As D.J McGuire has pointed out in a recent post,a decision striking down Proposition 8 has been rendered by a federal judge in California.
It is hard to decide where to begin in even describing the problems with this most recent ruling. However, the precedent breaking aspects of this case are perhaps the most appalling.
The Walker decision has, for the first time in American history, established that marriage is a fundamental right rather than an institution. According to Walker’s logic, a homosexual couple cannot be denied access to the institution of marriage because they have a “right” to participate. This logic is clearly flawed, because now, by government fiat, all institutions will be subject to this principle. For instance, theoretically the federal government could tell the Catholic church that the equal protection clause applies to married men who wish to join the ranks of the Catholic priests, despite the fact that the Catholic church restricts that office to celibate members. Although this example may seem far fetched, what Judge Walker has done here has opened a door that could lead to much more government control over religious institutions, which would be a violation of the first amendment.
The editors of the National Review penned an article highlighting Judge Walker’s weak legal reasoning. One such troubling error was Walker’s opinion that,“Proposition 8 places the force of law behind stigmas against gays and lesbians.” This opinion shared by Judge Walker is quite troubling because it is not his job to expound on the reasoning behind a law’s passage, rather his job is to judge the content of the law itself. His focus on a loose concept that the citizens of California had some sort of bias against homosexuals, demonstrates that his legal reasoning has much to do with his opinion and little to do with the law.
Another aspect that should alarm all limited government conservatives and libertarians is the fact that a federal judge used his position to arbitrarily change the definition of an institution that the United States government had no part in creating. Columnist Kathryn Jean Lopez quoted from the ruling with a note in National Review which quoted Judge Walker’s legal opinion as stating that, “Gender no longer forms an essential part of marriage.” Since when did a federal judge have the power to make such a declaration? Does the Constitution give Judge Walker the authority to make this legal declaration? If we are honest with ourselves, we would say no. Another interesting aspect of that quote is that Judge Walker concludes that gender “no longer” forms an essential part of marriage. This insinuates that it once did. When did it change? Who changed it? The Government.
The fact that the government is claiming authority over an institution as foundational to public life as marriage, should trouble all those who claim the mantle of conservatism. Unfortunately, many of us would rather avoid this issue in the name of “tolerance.” In the interest of tolerance and unity the conservative movement has allowed the government to make a major power grab.

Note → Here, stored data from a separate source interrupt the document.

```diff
diff --git a/ezrt_b200/csrc/capi.cu b/ezrt_b200/csrc/capi.cu
--- a/ezrt_b200/csrc/capi.cu
+++ b/ezrt_b200/csrc/capi.cu
@@ -587,28 +587,29 @@
     int acc_depth = 0, w8_depth = 0, w8_near_bit[3] = {0, 1, 2};
     bool have_accel = true;
     {
+        int accel_form = (n_triangles >= (1 << 16)) ? 8 : 4;
+        if (const char* we = getenv("EZRT_ACCEL")) {
+            const int v = atoi(we);
+            if (v == 4 || v == 8) accel_form = v;
+        }
+        if (n_triangles <= W8_MAX_LEAF_TRIS) accel_form = 8;
+        const int leaf_n = (accel_form == 8) ? W8_BINARY_LEAF_TRIS : W8_MAX_LEAF_TRIS;
         std::vector<EzrtAccelNode> an;
         std::vector<uint32_t> order_bin;
         const char* be = getenv("EZRT_BUILD");
         if (be && !strcmp(be, "host")) {
-            ezrt_build_accel(tris, n_triangles, W8_MAX_LEAF_TRIS, an, order_bin);
+            ezrt_build_accel(tris, n_triangles, leaf_n, an, order_bin);
             lap("acceleration tree: binary SAH build (host)");
         } else {
-            const int brc = ezrt_build_accel_device((const float*)raw.p, n_triangles, W8_MAX_LEAF_TRIS, an, order_bin, nullptr);
+            const int brc = ezrt_build_accel_device((const float*)raw.p, n_triangles, leaf_n, an, order_bin, nullptr);
             if (brc < 0) return brc;
             lap("acceleration tree: binary SAH build (device)");
         }
         const float pad = 2.0f * prune_delta;
-        int accel_form = (n_triangles >= (1 << 16)) ? 8 : 4;
-        if (const char* we = getenv("EZRT_ACCEL")) {
-            const int v = atoi(we);
-            if (v == 4 || v == 8) accel_form = v;
-        }
-        if (an[0].n > 0) accel_form = 8;
         EzrtW8Tree w8;
         ezrt_w8_axis_bits(bmin, bmax, w8_near_bit);
         if (accel_form == 8) {
-            const int wrc = ezrt_build_w8(an, order_bin, pad, max_abs, w8_near_bit, w8);
+            const int wrc = ezrt_build_w8(an, order_bin, pad, max_abs, w8_near_bit, W8_COST_TRI, ezrt_host_threads(), w8);
             if (wrc != 0 || w8.depth > EZRT_W8_SMEM_STACK + W8_LOCAL_STACK) {
                 have_accel = false;
             } else {
@@ -1347,15 +1348,29 @@
     return EZRT_OK;
 }
 
-int ezrt_get_w8_phase_cycles(ezrt_scene* s, uint64_t* out) {
-    if (!s || !out) return ezrt_set_error(EZRT_ERR_INVALID, "get_w8_phase_cycles: null argument");
+static int w8_pass_words(ezrt_scene* s, int first, uint64_t* out) {
     for (int k = 0; k < 8; k++) out[k] = 0;
     if (!s->have_timing) return EZRT_OK;
     CU_CHECK(cudaSetDevice(s->device));
     CU_CHECK(cudaEventSynchronize(s->ev_stop));
-    static_assert(EZRT_W8_PHASES_SHADOW == EZRT_W8_PHASES_EXTEND + 4 && 5 + EZRT_W8_PHASES_SHADOW + 4 <= EZRT_TOTALS, "totals layout");
-    CU_CHECK(cudaMemcpy(out, (unsigned long long*)s->totals_buf.p + 5 + EZRT_W8_PHASES_EXTEND, sizeof(uint64_t) * 8, cudaMemcpyDeviceToHost));
-    return EZRT_OK;
+    static_assert(5 + EZRT_W8_PHASES_SHADOW + EZRT_W8_PASS_WORDS <= EZRT_TOTALS, "totals layout");
+    unsigned long long t[EZRT_TOTALS];
+    CU_CHECK(cudaMemcpy(t, s->totals_buf.p, sizeof(t), cudaMemcpyDeviceToHost));
+    for (int k = 0; k < 4; k++) {
+        out[k] = t[5 + EZRT_W8_PHASES_EXTEND + first + k];
+        out[4 + k] = t[5 + EZRT_W8_PHASES_SHADOW + first + k];
+    }
+    return EZRT_OK;
+}
+
+int ezrt_get_w8_phase_cycles(ezrt_scene* s, uint64_t* out) {
+    if (!s || !out) return ezrt_set_error(EZRT_ERR_INVALID, "get_w8_phase_cycles: null argument");
+    return w8_pass_words(s, 0, out);
+}
+
+int ezrt_get_w8_step_counts(ezrt_scene* s, uint64_t* out) {
+    if (!s || !out) return ezrt_set_error(EZRT_ERR_INVALID, "get_w8_step_counts: null argument");
+    return w8_pass_words(s, 4, out);
 }
 
 int ezrt_get_kernel_times(ezrt_scene* s, double* ms, uint64_t* launches) {
diff --git a/ezrt_b200/csrc/device_functions.cuh b/ezrt_b200/csrc/device_functions.cuh
--- a/ezrt_b200/csrc/device_functions.cuh
+++ b/ezrt_b200/csrc/device_functions.cuh
@@ -849,6 +849,7 @@
     uint32_t t_base = 0, t_mask = 0;
     uint32_t n_visits = 0, n_tests = 0;
     uint32_t cyc_refill = 0, cyc_node = 0, cyc_tri = 0, cyc_end = 0;
+    uint32_t n_node_steps = 0, n_tri_steps = 0;
     uint32_t end_dt = 0, t_mark = COUNT ? w8_clock() : 0u;
     bool exhausted = false;
     uint32_t chunk_pos = 0, chunk_end = 0;
@@ -1071,8 +1072,8 @@
                 const uint32_t now = w8_clock(), e = __reduce_max_sync(FULL, end_dt);
                 end_dt = 0u;
                 cyc_end += e;
-                if (node_step) cyc_node += now - t_mark - e;
-                else cyc_tri += now - t_mark - e;
+                if (node_step) { cyc_node += now - t_mark - e; n_node_steps++; }
+                else { cyc_tri += now - t_mark - e; n_tri_steps++; }
                 t_mark = now;
             }
         } while (busy != 0u && (exhausted || __popc(busy) >= refill_thresh));
@@ -1082,11 +1083,15 @@
     if (COUNT) {
         atomicAdd(counts.node_visits, (unsigned long long)n_visits);
         atomicAdd(counts.tri_tests, (unsigned long long)n_tests);
+        atomicAdd(phase_cycles + 6, (unsigned long long)n_visits);
+        atomicAdd(phase_cycles + 7, (unsigned long long)n_tests);
         if (lane == 0) {
             atomicAdd(phase_cycles + 0, (unsigned long long)cyc_refill);
             atomicAdd(phase_cycles + 1, (unsigned long long)cyc_node);
             atomicAdd(phase_cycles + 2, (unsigned long long)cyc_tri);
             atomicAdd(phase_cycles + 3, (unsigned long long)cyc_end);
+            atomicAdd(phase_cycles + 4, (unsigned long long)n_node_steps);
+            atomicAdd(phase_cycles + 5, (unsigned long long)n_tri_steps);
         }
     }
 }
diff --git a/ezrt_b200/csrc/ezrt_internal.h b/ezrt_b200/csrc/ezrt_internal.h
--- a/ezrt_b200/csrc/ezrt_internal.h
+++ b/ezrt_b200/csrc/ezrt_internal.h
@@ -111,7 +111,7 @@
 };
 void ezrt_w8_axis_bits(const float bmin[3], const float bmax[3], int axis_bit[3]);
 int ezrt_build_w8(const std::vector<EzrtAccelNode>& an, const std::vector<uint32_t>& order_in, float pad, float max_abs_coord,
-                  const int axis_bit[3], EzrtW8Tree& out);
+                  const int axis_bit[3], double cost_tri, int threads, EzrtW8Tree& out);
 
 float ezrt_quant_inv_limit(double max_scale, double bias, float max_abs_coord);
 float ezrt_w8_max_scale(const uint32_t* nodes, size_t n_nodes);
diff --git a/ezrt_b200/csrc/kernels.h b/ezrt_b200/csrc/kernels.h
--- a/ezrt_b200/csrc/kernels.h
+++ b/ezrt_b200/csrc/kernels.h
@@ -25,9 +25,10 @@
                      uint32_t* q_count, int n_sms, cudaStream_t st, const LensDev* lens = nullptr);
 void launch_extend(const SceneDev& sc, bool prune, bool anyhit, PathQueue q, const uint32_t* q_count, uint32_t* work,
                    const uint32_t* perm, int to_accel, uint32_t n_max, int n_sms, cudaStream_t st, float2* side_hit = nullptr, int gate = 0);
+#define EZRT_W8_PASS_WORDS 8
 #define EZRT_W8_PHASES_EXTEND 3
-#define EZRT_W8_PHASES_SHADOW 7
-#define EZRT_TOTALS 16
+#define EZRT_W8_PHASES_SHADOW (EZRT_W8_PHASES_EXTEND + EZRT_W8_PASS_WORDS)
+#define EZRT_TOTALS 24
 void launch_extend_accel(const SceneDev& sc, PathQueue q, const uint32_t* q_count, uint32_t* work, uint32_t* defer_list,
                          uint32_t* defer_count, uint32_t* defer_work, uint32_t n_max, int n_sms, unsigned long long* counts, const uint32_t* perm,
                          cudaStream_t st, int exact_gate = 0);
diff --git a/ezrt_b200/csrc/w8_node.h b/ezrt_b200/csrc/w8_node.h
--- a/ezrt_b200/csrc/w8_node.h
+++ b/ezrt_b200/csrc/w8_node.h
@@ -7,6 +7,8 @@
 #define W8_NODE_BYTES 80
 #define W8_MAX_LEAF_TRIS 4
 #define W8_MAX_NODE_TRIS 32
+#define W8_BINARY_LEAF_TRIS 1
+#define W8_COST_TRI 0.4
 #define W8_SLACK_STEPS 0.25
 #define W8_DECODE_BIAS 32768.0f
 #define W8_DECODE_BITS 0x47000000u
diff --git a/include/ezrt.h b/include/ezrt.h
--- a/include/ezrt.h
+++ b/include/ezrt.h
@@ -138,6 +138,7 @@
 int ezrt_get_kernel_times(ezrt_scene* scene, double* ms, uint64_t* launches);
 
 int ezrt_get_w8_phase_cycles(ezrt_scene* scene, uint64_t* out);
+int ezrt_get_w8_step_counts(ezrt_scene* scene, uint64_t* out);
 
 int64_t ezrt_partition_pixels(int width, int height, int rank, int count);
 int ezrt_partition_scatter(const float* d_compact, float* d_full, int width, int height, int channels,
```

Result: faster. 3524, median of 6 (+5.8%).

There are even some who have suggested that we go along with this madness so that perhaps, just perhaps, the homosexual community will join with the Republicans. This is a short sighted strategy, however, because there is a likelihood that a solid voting block of evangelical Christians and Catholic voters will leave the GOP if such a thing happens. These religious voters are not cattle that can be herded, and they will not compromise their religious liberty and autonomy in the name of the GOP getting a few extra votes. The GOP will have a net loss of voters if they embrace the agenda to redefine marriage.
So what is the course of action that we should take?
This case has highlighted the need for two things; legislative protections barring government redefinitions of marriage and judicial reform.